Gelecek kuşakların dindar ve kindar nesiller olarak teslim alınması ‘Yeni Türkiye’ olarak nitelenen gerici rejimin tahkimatında büyük önem taşımaktadır. Siyasi iktidarın seçim öncesi YRP ile yaptığı protokolde eğitime dönük olarak yer alan ‘Milli Eğitim müfredatının milli ve manevi değerlerimize uygun hale getirilmesi ve gerekirse aykırı sözleşmeler dahil her türlü düzenlemelerin gözden geçirilmesi temin edilecektir’ maddesi asla gözden kaçırılmamalıdır. Dolayısıyla biat edecek kuşakların yaratılması için dayatılan ÇEDES, gerici yeni müfredat, tarikat ve cemaat uzantılarıyla yapılan protokoller bu bütünlük içerisinde düşünülmelidir.

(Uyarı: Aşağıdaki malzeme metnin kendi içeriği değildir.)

class XDPHostBatch(C.Structure):
    _fields_ = [("n", C.c_uint32), ("schedule", C.c_uint32), ("pkt_data", C.c_void_p),
                ("pkt_off", C.c_void_p), ("pkt_len", C.c_void_p),
                ("headroom_all", C.c_uint32), ("tailroom_all", C.c_uint32),
                ("ingress_all", C.c_int32), ("rxq_all", C.c_int32), ("egress_all", C.c_int32), ("pad", C.c_int32),
                ("cpu", C.c_void_p), ("step_budget", C.c_uint64), ("pkt_out", C.c_void_p),
                ("r0", C.c_void_p), ("status", C.c_void_p)]


EXPORTS = {
    "mimic_abi_version": (C.c_int, []),
    "mimic_last_error": (C.c_char_p, [C.c_void_p]),
    "mimic_vm_create": (C.c_int, [C.POINTER(VMSettings), C.POINTER(C.c_void_p)]),
    "mimic_vm_destroy": (None, [C.c_void_p]),
    "mimic_map_create": (C.c_int, [C.c_void_p, C.POINTER(MapSpecC), C.POINTER(C.c_uint32)]),
    "mimic_map_update": (C.c_int, [C.c_void_p, C.c_uint32, C.c_void_p, C.c_void_p, C.c_uint32, C.c_int32]),
    "mimic_map_lookup": (C.c_int, [C.c_void_p, C.c_uint32, C.c_void_p, C.c_int32, C.POINTER(C.c_uint32)]),
    "mimic_map_update_batch": (C.c_int, [C.c_void_p, C.c_uint32, C.c_void_p, C.c_void_p, C.c_uint32, C.c_uint32,
                                         C.c_int32, C.c_void_p]),
    "mimic_map_delete": (C.c_int, [C.c_void_p, C.c_uint32, C.c_void_p]),
    "mimic_exec_mode": (C.c_int, [C.c_void_p]),
    "mimic_set_spread": (C.c_int, [C.c_void_p, C.c_int32]),
    "mimic_process_new_skb_ctx": (C.c_int, [C.c_void_p, C.c_uint32, C.c_char_p, C.c_uint32, C.c_uint32, C.c_void_p,
                                            C.POINTER(C.c_void_p)]),
    "mimic_run_xdp_host": (C.c_int, [C.c_void_p, C.c_uint32, C.POINTER(XDPHostBatch), C.c_uint32]),
    "mimic_host_register": (C.c_int, [C.c_void_p, C.c_size_t]),
    "mimic_host_unregister": (C.c_int, [C.c_void_p]),
    "mimic_last_exec": (C.c_int, [C.c_void_p]),
    "mimic_jit_source_for": (C.c_long, [C.POINTER(C.c_void_p), C.POINTER(C.c_uint32), C.c_uint32, C.c_char_p,
                                         C.c_size_t]),
    "mimic_jit_check": (C.c_int, [C.c_char_p, C.c_char_p, C.c_size_t, C.POINTER(C.c_size_t)]),
    "mimic_jit_prebuild": (C.c_int, [C.POINTER(C.c_void_p), C.POINTER(C.c_uint32), C.c_uint32]),
    "mimic_map_keys": (C.c_int, [C.c_void_p, C.c_uint32, C.c_void_p, C.c_size_t, C.POINTER(C.c_uint32)]),
    "mimic_map_entries": (C.c_int, [C.c_void_p, C.c_uint32, C.c_void_p, C.c_void_p, C.c_size_t,
                                    C.POINTER(C.c_uint32)]),
    "mimic_map_read_values": (C.c_int, [C.c_void_p, C.c_uint32, C.c_int32, C.c_void_p, C.c_size_t]),
    "mimic_map_reset": (C.c_int, [C.c_void_p, C.c_uint32, C.c_void_p]),
    "mimic_map_read_values_range": (C.c_int, [C.c_void_p, C.c_uint32, C.c_int32, C.c_int32, C.c_void_p, C.c_size_t]),
    "mimic_map_sum_u64": (C.c_int, [C.c_void_p, C.c_uint32, C.c_int32, C.c_int32, C.c_void_p, C.c_size_t]),
    "mimic_map_addr": (C.c_int, [C.c_void_p, C.c_uint32, C.POINTER(C.c_uint32)]),
    "mimic_program_load": (C.c_int, [C.c_void_p, C.c_char_p, C.c_void_p, C.c_uint32, C.POINTER(Reloc),
                                     C.c_uint32, C.POINTER(C.c_uint32)]),
    "mimic_program_addr": (C.c_int, [C.c_void_p, C.c_uint32, C.POINTER(C.c_uint32)]),
    "mimic_mem_read": (C.c_int, [C.c_void_p, C.c_uint32, C.c_void_p, C.c_uint32]),
    "mimic_mem_load": (C.c_int, [C.c_void_p, C.c_uint32, C.c_int32, C.POINTER(C.c_uint64)]),
    "mimic_stack_addr": (C.c_int, [C.c_void_p, C.POINTER(C.c_uint32)]),
    "mimic_run_xdp": (C.c_int, [C.c_void_p, C.c_uint32, C.POINTER(XDPBatch), C.POINTER(XDPResults), C.c_void_p]),
    "mimic_run_xdp_many": (C.c_int, [C.c_void_p, C.c_uint32, C.POINTER(XDPBatch), C.POINTER(XDPResults), C.c_uint32,
                                     C.c_void_p]),
    "mimic_map_share": (C.c_int, [C.c_void_p, C.c_uint32, C.c_void_p, C.c_uint32]),
    "mimic_run_skb": (C.c_int, [C.c_void_p, C.c_uint32, C.POINTER(SKBBatch), C.POINTER(XDPResults), C.c_void_p]),
    "mimic_skb_release": (C.c_int, [C.c_void_p]),
    "mimic_jit_source_for_ctx": (C.c_long, [C.POINTER(C.c_void_p), C.POINTER(C.c_uint32), C.c_uint32, C.c_int32,
                                             C.c_char_p, C.c_size_t]),
    "mimic_jit_source_vc": (C.c_long, [C.POINTER(C.c_void_p), C.POINTER(C.c_uint32), C.c_uint32, C.c_int32,
                                       C.POINTER(C.c_uint32), C.c_uint32, C.c_char_p, C.c_size_t]),
    "mimic_jit_source_spread": (C.c_long, [C.POINTER(C.c_void_p), C.POINTER(C.c_uint32), C.c_uint32,
                                           C.POINTER(C.c_uint32), C.c_uint32, C.POINTER(C.c_uint32), C.c_uint32,
                                           C.c_uint32, C.POINTER(C.c_int32), C.c_char_p, C.c_size_t]),
    "mimic_jit_prebuild_ctx": (C.c_int, [C.POINTER(C.c_void_p), C.POINTER(C.c_uint32), C.c_uint32, C.c_int32]),
    "mimic_jit_cache_source": (C.c_int, [C.c_char_p]),
    "mimic_process_new": (C.c_int, [C.c_void_p, C.c_uint32, C.c_char_p, C.c_uint32, C.c_uint32, C.c_uint32,
                                    C.c_int32, C.c_int32, C.c_int32, C.POINTER(C.c_void_p)]),
    "mimic_process_new_skb": (C.c_int, [C.c_void_p, C.c_uint32, C.c_char_p, C.c_uint32, C.c_uint32, C.c_void_p]),
    "mimic_process_set_cpu": (C.c_int, [C.c_void_p, C.c_int32]),
    "mimic_process_step": (C.c_int, [C.c_void_p, C.c_uint32, C.c_void_p]),
    "mimic_process_run": (C.c_int, [C.c_void_p, C.c_uint64, C.c_void_p]),
    "mimic_process_packet": (C.c_int, [C.c_void_p, C.c_void_p, C.c_size_t]),
    "mimic_process_free": (None, [C.c_void_p]),
    "mimic_jit_code": (C.c_int, [C.c_char_p, C.c_void_p, C.c_size_t, C.POINTER(C.c_size_t)]),
    "mimic_sync": (C.c_int, [C.c_void_p, C.c_void_p]),
    "mimic_ctx_new": (C.c_int, [C.c_uint64, C.POINTER(C.c_void_p)]),
    "mimic_ctx_cancel": (None, [C.c_void_p]),
    "mimic_ctx_err": (C.c_int, [C.c_void_p]),
    "mimic_ctx_pinned": (C.c_int, [C.c_void_p]),
    "mimic_ctx_free": (None, [C.c_void_p]),
    "mimic_run_xdp_ctx": (C.c_int, [C.c_void_p, C.c_uint32, C.POINTER(XDPBatch), C.POINTER(XDPResults), C.c_void_p,
                                    C.c_void_p, C.c_void_p]),
    "mimic_run_skb_ctx": (C.c_int, [C.c_void_p, C.c_uint32, C.POINTER(SKBBatch), C.POINTER(XDPResults), C.c_void_p,
                                    C.c_void_p, C.c_void_p]),
    "mimic_process_run_ctx": (C.c_int, [C.c_void_p, C.c_uint64, C.c_void_p, C.POINTER(ProcessRegs)]),
    "mimic_process_run_many": (C.c_int, [C.c_void_p, C.c_uint32, C.c_void_p, C.c_void_p, C.POINTER(ProcessRegs)]),
    "mimic_process_free_many": (None, [C.c_void_p, C.c_uint32]),
    "mimic_run_xdp_host_ctx": (C.c_int, [C.c_void_p, C.c_uint32, C.POINTER(XDPHostBatch), C.c_uint32, C.c_void_p]),
    "mimic_run_xdp_host_ctx_pp": (C.c_int, [C.c_void_p, C.c_uint32, C.POINTER(XDPHostBatch), C.c_uint32, C.c_void_p]),
    "mimic_last_steps": (C.c_int, [C.c_void_p, C.POINTER(C.c_uint64)]),
}
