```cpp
__device__ __forceinline__ bool conv16_block(const Conv16Params& p, int& tile, int& cob) {
    if (!p.xcd_map) { tile = (int)blockIdx.x; cob = (int)blockIdx.y; return true; }
    const int id = (int)blockIdx.x, x = id & 7, j = id >> 3;
    if (p.xcd_map == 2) { tile = id % p.ntiles; cob = id / p.ntiles; return cob < p.nco; }
    const int per = (p.ntiles + 7) >> 3;
    cob = j % p.nco;
    const int k = j / p.nco;
    tile = x * per + k;
    return k < per && tile < p.ntiles;
}

static inline dim3 conv16_grid(Conv16Params& p, int ntiles, int nco, int gz = 1) {
    static const int on = getenv("LP_CONV_XCD") ? atoi(getenv("LP_CONV_XCD")) : 1;
    p.ntiles = ntiles; p.nco = nco;
    p.xcd_map = (on && nco > 1 && ntiles >= 16) ? on : 0;
    if (!p.xcd_map) return dim3(ntiles, nco, gz);
    return dim3(((ntiles + 7) / 8) * 8 * nco, 1, gz);
}

static inline void choose_tile(int BM, int N, int H, int W, int* lTH, int* lTW, int* lNB) {
    int lbm = ilog2_floor(BM);
    int ltw = ilog2_floor(W); if (ltw > 4) ltw = 4;
    int lth = ilog2_floor(H); if (lth > lbm - ltw) lth = lbm - ltw;
    if (lth < 1) lth = 1;
    if (ltw < 1) ltw = 1;
    int lnb = lbm - ltw - lth; if (lnb < 0) lnb = 0;
    while (lnb > 0 && (1 << (lnb - 1)) >= N) --lnb;
    *lTH = lth; *lTW = ltw; *lNB = lnb;
}

int lp_conv_pipe_launch(Conv16Params& p, int ups, int prec, hipStream_t s);
int lp_conv1x1_pipe_launch(Conv16Params& p, int prec, hipStream_t s);

template <int WM, int WN, int MR, int NR, int PREC, int MRP>
__device__ __forceinline__ void conv16_epilogue(const Conv16Params& p, f32x4_t (&acc)[MR][NR], unsigned char* smem, int wave_d, int wm, int wn,
                                                int lane, int n0, int y0, int x0, int co0, int NBv, int tile_index, int ph = -1) {
    constexpr bool SPLIT = (PREC == LP_PREC_BF16X3), F16 = (PREC == LP_PREC_F16);
    float alpha = p.alpha ? *p.alpha : 1.f;
    if (p.alpha2) alpha *= *p.alpha2;
    if ((p.Cout & 3) == 0) {
        constexpr int WR = MR * 16, WC = NR * 16, LDW = WC + 4;
        __syncthreads();
        float* tile = (float*)smem + wave_d * (MRP * 16 * LDW);
        constexpr int C4 = WC / 4;
        constexpr int RPP = 64 / C4;
        const int c4 = lane % C4, rsub = lane / C4;
        const int co = co0 + wn * WC + c4 * 4;
        float4 bv = make_float4(0.f, 0.f, 0.f, 0.f);
        if (p.bias && co < p.Cout) bv = *(const float4*)(p.bias + co);
        float am = 0.f;
        float st_n = 0.f, st_ref[4] = {0.f, 0.f, 0.f, 0.f}, st_d[4] = {0.f, 0.f, 0.f, 0.f}, st_q[4] = {0.f, 0.f, 0.f, 0.f};
#pragma unroll
        for (int mp = 0; mp < MR; mp += MRP) {
#pragma unroll
            for (int mr = mp; mr < mp + MRP; ++mr)
#pragma unroll
                for (int nr = 0; nr < NR; ++nr)
#pragma unroll
                    for (int r = 0; r < 4; ++r)
                        tile[((mr - mp) * 16 + (lane >> 4) * 4 + r) * LDW + nr * 16 + (lane & 15)] = acc[mr][nr][r];
#pragma unroll 4
        for (int r0 = mp * 16; r0 < (mp + MRP) * 16; r0 += RPP) {
            const int row = r0 + rsub;
            const int m = wm * WR + row;
            int nb, py, px;
            tile_row_linear(m, p.lTH, p.lTW, nb, py, px);
            const int n = n0 + nb;
            int oyy = y0 + py, oxx = x0 + px;
            bool inside = nb < NBv && n < p.N && co < p.Cout;
            if (ph >= 0) { inside = inside && oyy < p.Hin && oxx < p.Win; oyy = 2 * oyy + (ph >> 1); oxx = 2 * oxx + (ph & 1); }
            else inside = inside && oyy < p.H && oxx < p.W;
            if (inside) {
                float4 v = *(const float4*)(tile + (row - mp * 16) * LDW + c4 * 4);
                if (p.ksplit > 1) {
                    const size_t pixs = (size_t)(n * p.H + oyy) * p.W + oxx;
                    *(float4*)(p.part + ((size_t)blockIdx.z * p.N * p.H * p.W + pixs) * p.Cout + co) = v;
                    continue;
                }
                v.x = fmaf(v.x, alpha, bv.x); v.y = fmaf(v.y, alpha, bv.y); v.z = fmaf(v.z, alpha, bv.z); v.w = fmaf(v.w, alpha, bv.w);
                if (p.res) {
                    const float4 rv = *(const float4*)(p.res + ((size_t)(n * (p.H >> p.res_shift) + (oyy >> p.res_shift)) * (p.W >> p.res_shift)
                                                                + (oxx >> p.res_shift)) * p.Cout + co);
                    v.x += rv.x; v.y += rv.y; v.z += rv.z; v.w += rv.w;
                }
                const size_t pix = (size_t)(n * p.H + oyy) * p.W + oxx;
// ... 98 lines not shown
```

### latent_pose_reenactment_amd/csrc/conv_dma.hip

```cpp
#include "lp_common.h"
#include "conv_common.h"
#include "lp_hip.h"
#include "lp_internal.h"
#include <stdlib.h>
#include <type_traits>

__device__ __attribute__((aligned(64))) unsigned int lp_zero_page[16];


template <int KS, bool UPS, int WM, int WN, int MR, int NR, int PREC, bool PP, int NBUF = 2, int CC = 32, bool GH = false>
#ifndef LP_PP_MINW
#define LP_PP_MINW 2
#endif
#ifndef LP_X3_1X1_MINW
#define LP_X3_1X1_MINW 3
#endif
__global__ __launch_bounds__(WM * WN * 64 * (PP ? 2 : 1), (PP && PREC != LP_PREC_BF16X3) ? LP_PP_MINW : (!PP && NBUF == 2 && WM * WN == 4 && PREC != LP_PREC_BF16X3) ? 2 :
                             (KS == 1 && !PP && WM * WN == 4 && PREC == LP_PREC_BF16X3) ? LP_X3_1X1_MINW : 1)
void conv_dma_kernel(Conv16Params p) {
    constexpr int ROWB = CC * 2;
    constexpr int SL = CC / 8, RPI = 64 / SL;
    constexpr int KK = CC / 32;
    static_assert(CC == 32 || CC == 64, "32- or 64-channel chunks");
    constexpr bool SPLIT = (PREC == LP_PREC_BF16X3), F16 = (PREC == LP_PREC_F16);
// ... 367 lines not shown
    const int tiles = p.tiles_x * p.tiles_y * ((p.N + NBv - 1) / NBv) * (phf ? 4 : 1);
    constexpr bool pp_ok = (KS == 3 || KS == 2) && (NWAVE == 4);
    static const int pp_env = getenv("LP_CONV_PP") ? atoi(getenv("LP_CONV_PP")) : -1;
    const long long pp_wgs = (long long)((tiles + 1) / 2) * ((p.Cout + BN - 1) / BN);
    const bool pp = pp_ok && (pp_env >= 0 ? pp_env != 0 : pp_wgs >= 200) && tiles >= 2 && p.a_dbuf && (!phf || ((p.tiles_x * p.tiles_y) & 1) == 0);
    if (pp) epi *= 2;
    if (lds < epi) lds = epi;
    if (lds > LDS_MAX) return lp_set_error(LP_ERR_UNSUPPORTED, "conv16 tile needs too much LDS");
    dim3 grid(pp ? (tiles + 1) / 2 : tiles, (p.Cout + BN - 1) / BN);
    p.xcd_map = 0; p.ntiles = grid.x; p.nco = grid.y;
    {
        static const int max_split = getenv("LP_CONV_KSPLIT") ? atoi(getenv("LP_CONV_KSPLIT")) : 8;
        static const int split_wgs = getenv("LP_CONV_SPLIT_WGS") ? atoi(getenv("LP_CONV_SPLIT_WGS")) : 256;
        const int wgs = grid.x * grid.y, nch = (p.CinP / CC) * (phd ? 4 : 1);
        int ks = 1;
        if ((KS == 3 || KS == 2) && (p.Cout & 3) == 0 && p.part)
            while (ks < max_split && wgs * ks * 2 <= split_wgs && nch / (ks * 2) >= 2 &&
                   (long long)(ks * 2) * p.N * p.H * p.W * p.Cout * (long long)sizeof(float) <= p.part_bytes) ks *= 2;
        for (;;) { const int per = (nch + ks - 1) / ks, k2 = (nch + per - 1) / per; if (k2 == ks) break; ks = k2; }
        p.ksplit = ks;
        grid.z = ks;
    }
    if ((KS == 3 || KS == 2) && !p.grouped) grid = conv16_grid(p, (int)grid.x, (int)grid.y, (int)grid.z);
    p.stats_rows = 0;
    if (p.stats) {
        constexpr int WR = MR * 16;
        const long long rows = (long long)(pp ? 2 * ((tiles + 1) / 2) : tiles) * WM;
        const bool ok = (NBv * TH * TW == BM) && (TH * TW >= WR) && (GHt % TH == 0) && (GWt % TW == 0) && ((p.Cout & 3) == 0) && p.ksplit == 1 &&
                        rows * p.Cout * 3 <= p.stats_cap && (!phf || NBv == 1);
        if (ok) p.stats_rows = (p.H * p.W) / WR; else p.stats = nullptr;
    }
    if constexpr (pp_ok) { if (pp) return launch_v<KS, UPS, WM, WN, MR, NR, PREC, true, 2, CC, GH>(p, lds, grid, stream); }
    if constexpr (KS == 1 && CC == 32 && !GH) { if (b1) return launch_v<KS, UPS, WM, WN, MR, NR, PREC, false, 1, CC, GH>(p, lds, grid, stream); }
    constexpr int NQ = KS * BN * ROWB / 1024;
    constexpr bool ring_ok = (NQ % NWAVE == 0);
    static const int nbuf_env = getenv("LP_CONV_NBUF") ? atoi(getenv("LP_CONV_NBUF")) : 0;
    if constexpr (ring_ok) {
        const size_t lds3 = lds_halo + 3 * B_BUF;
        const long long total_wgs = (long long)grid.x * grid.y * grid.z;
        const bool ring = (nbuf_env ? nbuf_env == 3 : total_wgs <= 320) && lds3 <= LDS_MAX;
        if (ring) return launch_v<KS, UPS, WM, WN, MR, NR, PREC, false, 3, CC, GH>(p, lds3 > epi ? lds3 : epi, grid, stream);
    }
    return launch_v<KS, UPS, WM, WN, MR, NR, PREC, false, 2, CC, GH>(p, lds, grid, stream);
}

template <int PREC>
static int dispatch_conv16(Conv16Params& p, int ks, int ups, hipStream_t s) {
    if (ks == 3 && ups >= 2) {
        const int gh = ups == 2 ? p.Hin : p.H, gw = ups == 2 ? p.Win : p.W;
        if ((p.Cout & 3) || gh < 2 || gw < 2) return lp_set_error(LP_ERR_UNSUPPORTED, "phase-decomposed conv: Cout % 4 == 0, low-resolution grid >= 2 x 2");
        if (p.Cout <= 64 && gh * gw >= 256) return launch_conv16<2, false, 4, 1, 4, 4, PREC>(p, s);
        return launch_conv16<2, false, 2, 2, 4, 4, PREC>(p, s);
    }
    if (ks == 3) {
        const int r = lp_conv_pipe_launch(p, ups, PREC, s);
        if (r) return r < 0 ? r : LP_OK;
    }
    if (ks == 1 && !ups) {
        const int r = lp_conv1x1_pipe_launch(p, PREC, s);
        if (r) return r < 0 ? r : LP_OK;
    }
    const bool big_img = p.H * p.W >= 256;
    static const int w8_env = getenv("LP_CONV_W8") ? atoi(getenv("LP_CONV_W8")) : -1;
    const bool w8 = w8_env >= 0 ? (w8_env != 0) : (p.H * p.W <= 256);
    if (w8 && p.Cout > 64) {
        static const int x3bn64 = getenv("LP_CONV_X3_BN64") ? atoi(getenv("LP_CONV_X3_BN64")) : 1;
        if (PREC == LP_PREC_BF16X3 && x3bn64 && ks == 3) {
            if (!ups) return launch_conv16<3, false, 2, 2, 4, 2, PREC>(p, s);
            return launch_conv16<3, true, 2, 2, 4, 2, PREC>(p, s);
        }
        if (ks == 3 && !ups) return launch_conv16<3, false, 2, 4, 4, 2, PREC>(p, s);
        if (ks == 3 && ups) return launch_conv16<3, true, 2, 4, 4, 2, PREC>(p, s);
        if (ks == 1 && !ups) return launch_conv16<1, false, 2, 4, 4, 2, PREC>(p, s);
    }
    if (PREC == LP_PREC_BF16X3 && ks == 3 && p.Cout > 64) {
        static const int x3mid = getenv("LP_CONV_X3_BN64") ? atoi(getenv("LP_CONV_X3_BN64")) : 1;
        const long long tiles128 = ((long long)p.N * p.H * p.W + 127) / 128;
        if (x3mid >= 2 && ((tiles128 + 1) / 2) * ((p.Cout + 127) / 128) < 200) {
            if (!ups) return launch_conv16<3, false, 2, 2, 4, 2, PREC>(p, s);
            return launch_conv16<3, true, 2, 2, 4, 2, PREC>(p, s);
        }
    }
    if (ks == 3 && !ups) {
        if (p.Cout <= 16 && big_img) return launch_conv16<3, false, 4, 1, 4, 1, PREC>(p, s);
        if (p.Cout <= 64 && big_img) return launch_conv16<3, false, 4, 1, 4, 4, PREC>(p, s);
        return launch_conv16<3, false, 2, 2, 4, 4, PREC>(p, s);
    }
    if (ks == 3 && ups) {
        if (p.Cout <= 64 && big_img) return launch_conv16<3, true, 4, 1, 4, 4, PREC>(p, s);
        return launch_conv16<3, true, 2, 2, 4, 4, PREC>(p, s);
    }
    if (ks == 1 && !ups) {
        static const int cc_env = getenv("LP_CONV_CC1") ? atoi(getenv("LP_CONV_CC1")) : 0;
        const bool cc64 = (cc_env ? cc_env == 64 : (p.Cin >= 512 && PREC != LP_PREC_BF16X3)) && (p.CinP % 64 == 0);
        static const int tile_env = getenv("LP_CONV1X1_TILE") ? atoi(getenv("LP_CONV1X1_TILE")) : 0;
        const long long pix = (long long)p.N * p.H * p.W;
        const bool tall = (tile_env ? tile_env == 256 : false) && p.Cout >= 128 && p.H * p.W >= 256 &&
                          (pix / 256) * ((p.Cout + 127) / 128) >= 512;
        if (cc64) {
            if (p.Cout <= 64 && big_img) return launch_conv16<1, false, 4, 1, 4, 4, PREC, 64>(p, s);
            if (tall) return launch_conv16<1, false, 4, 2, 4, 4, PREC, 64>(p, s);
            return launch_conv16<1, false, 2, 2, 4, 4, PREC, 64>(p, s);
        }
        if (p.Cout <= 64 && big_img) return launch_conv16<1, false, 4, 1, 4, 4, PREC>(p, s);
        if (tall) return launch_conv16<1, false, 4, 2, 4, 4, PREC>(p, s);
        return launch_conv16<1, false, 2, 2, 4, 4, PREC>(p, s);
    }
    return lp_set_error(LP_ERR_UNSUPPORTED, "unsupported conv configuration");
}

extern "C" long long lp_conv16_fwd_workspace_bytes(int N, int H, int W, int Cout, int ksize) {
    if (ksize != 3 || (Cout & 3)) return 0;
    const long long P = (long long)N * H * W;
    const long long wgs_lb = ((P + 255) / 256) * ((Cout + 127) / 128);
    static const int max_split = getenv("LP_CONV_KSPLIT") ? atoi(getenv("LP_CONV_KSPLIT")) : 8;
    static const int split_wgs = getenv("LP_CONV_SPLIT_WGS") ? atoi(getenv("LP_CONV_SPLIT_WGS")) : 256;
    long long ks = split_wgs / wgs_lb; if (ks > max_split) ks = max_split;
    if (ks < 2) return 0;
    return ks * P * Cout * (long long)sizeof(float);
}

extern "C" int lp_conv16_fwd(const uint16_t* a_hi, const uint16_t* a_lo, const uint16_t* w_hi, const uint16_t* w_lo, float* y,
                             const float* bias, const float* res, const float* alpha, const float* alpha2,
                             int N, int H, int W, int Cin, int Cout, int CinP, int CoutP,
                             int ksize, int upsample, int res_shift, int prec, const uint16_t* relu_mask16,
                             uint16_t* out_hi, uint16_t* out_lo, int out_relu, float* workspace, long long workspace_bytes, float* amax_slots,
                             void* stream) {
    if (!y) return lp_set_error(LP_ERR_ARG, "lp_conv16_fwd: null pointer");
    return lp_conv16_fwd_stats(a_hi, a_lo, w_hi, w_lo, y, bias, res, alpha, alpha2, N, H, W, Cin, Cout, CinP, CoutP, ksize, upsample, res_shift, prec,
                               relu_mask16, out_hi, out_lo, out_relu, workspace, workspace_bytes, amax_slots, nullptr, 0, nullptr, stream);
}
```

Birçok tarikat ve cemaatin içinden çıktığı gerici görüşün sahibi ve cumhuriyet düşmanlığıyla bilinen Said Nursi ile yine cumhuriyet düşmanı, aşiret ve hilafet yanlısı Şeyh Sait’in kahramanlaştırılmaya çalışılması, isimlerinin meydanlara ve caddelere verilmesi cumhuriyetin ve laikliğin meşruiyetine karşı yapılan saldırıların parçasıdır.
“‘FİLİSTİN’E DESTEK’ KILIFIYLA HİLAFETÇİLİĞİ VE İRTİCAYI MEŞRULAŞTIRMA ÇABASINDALAR”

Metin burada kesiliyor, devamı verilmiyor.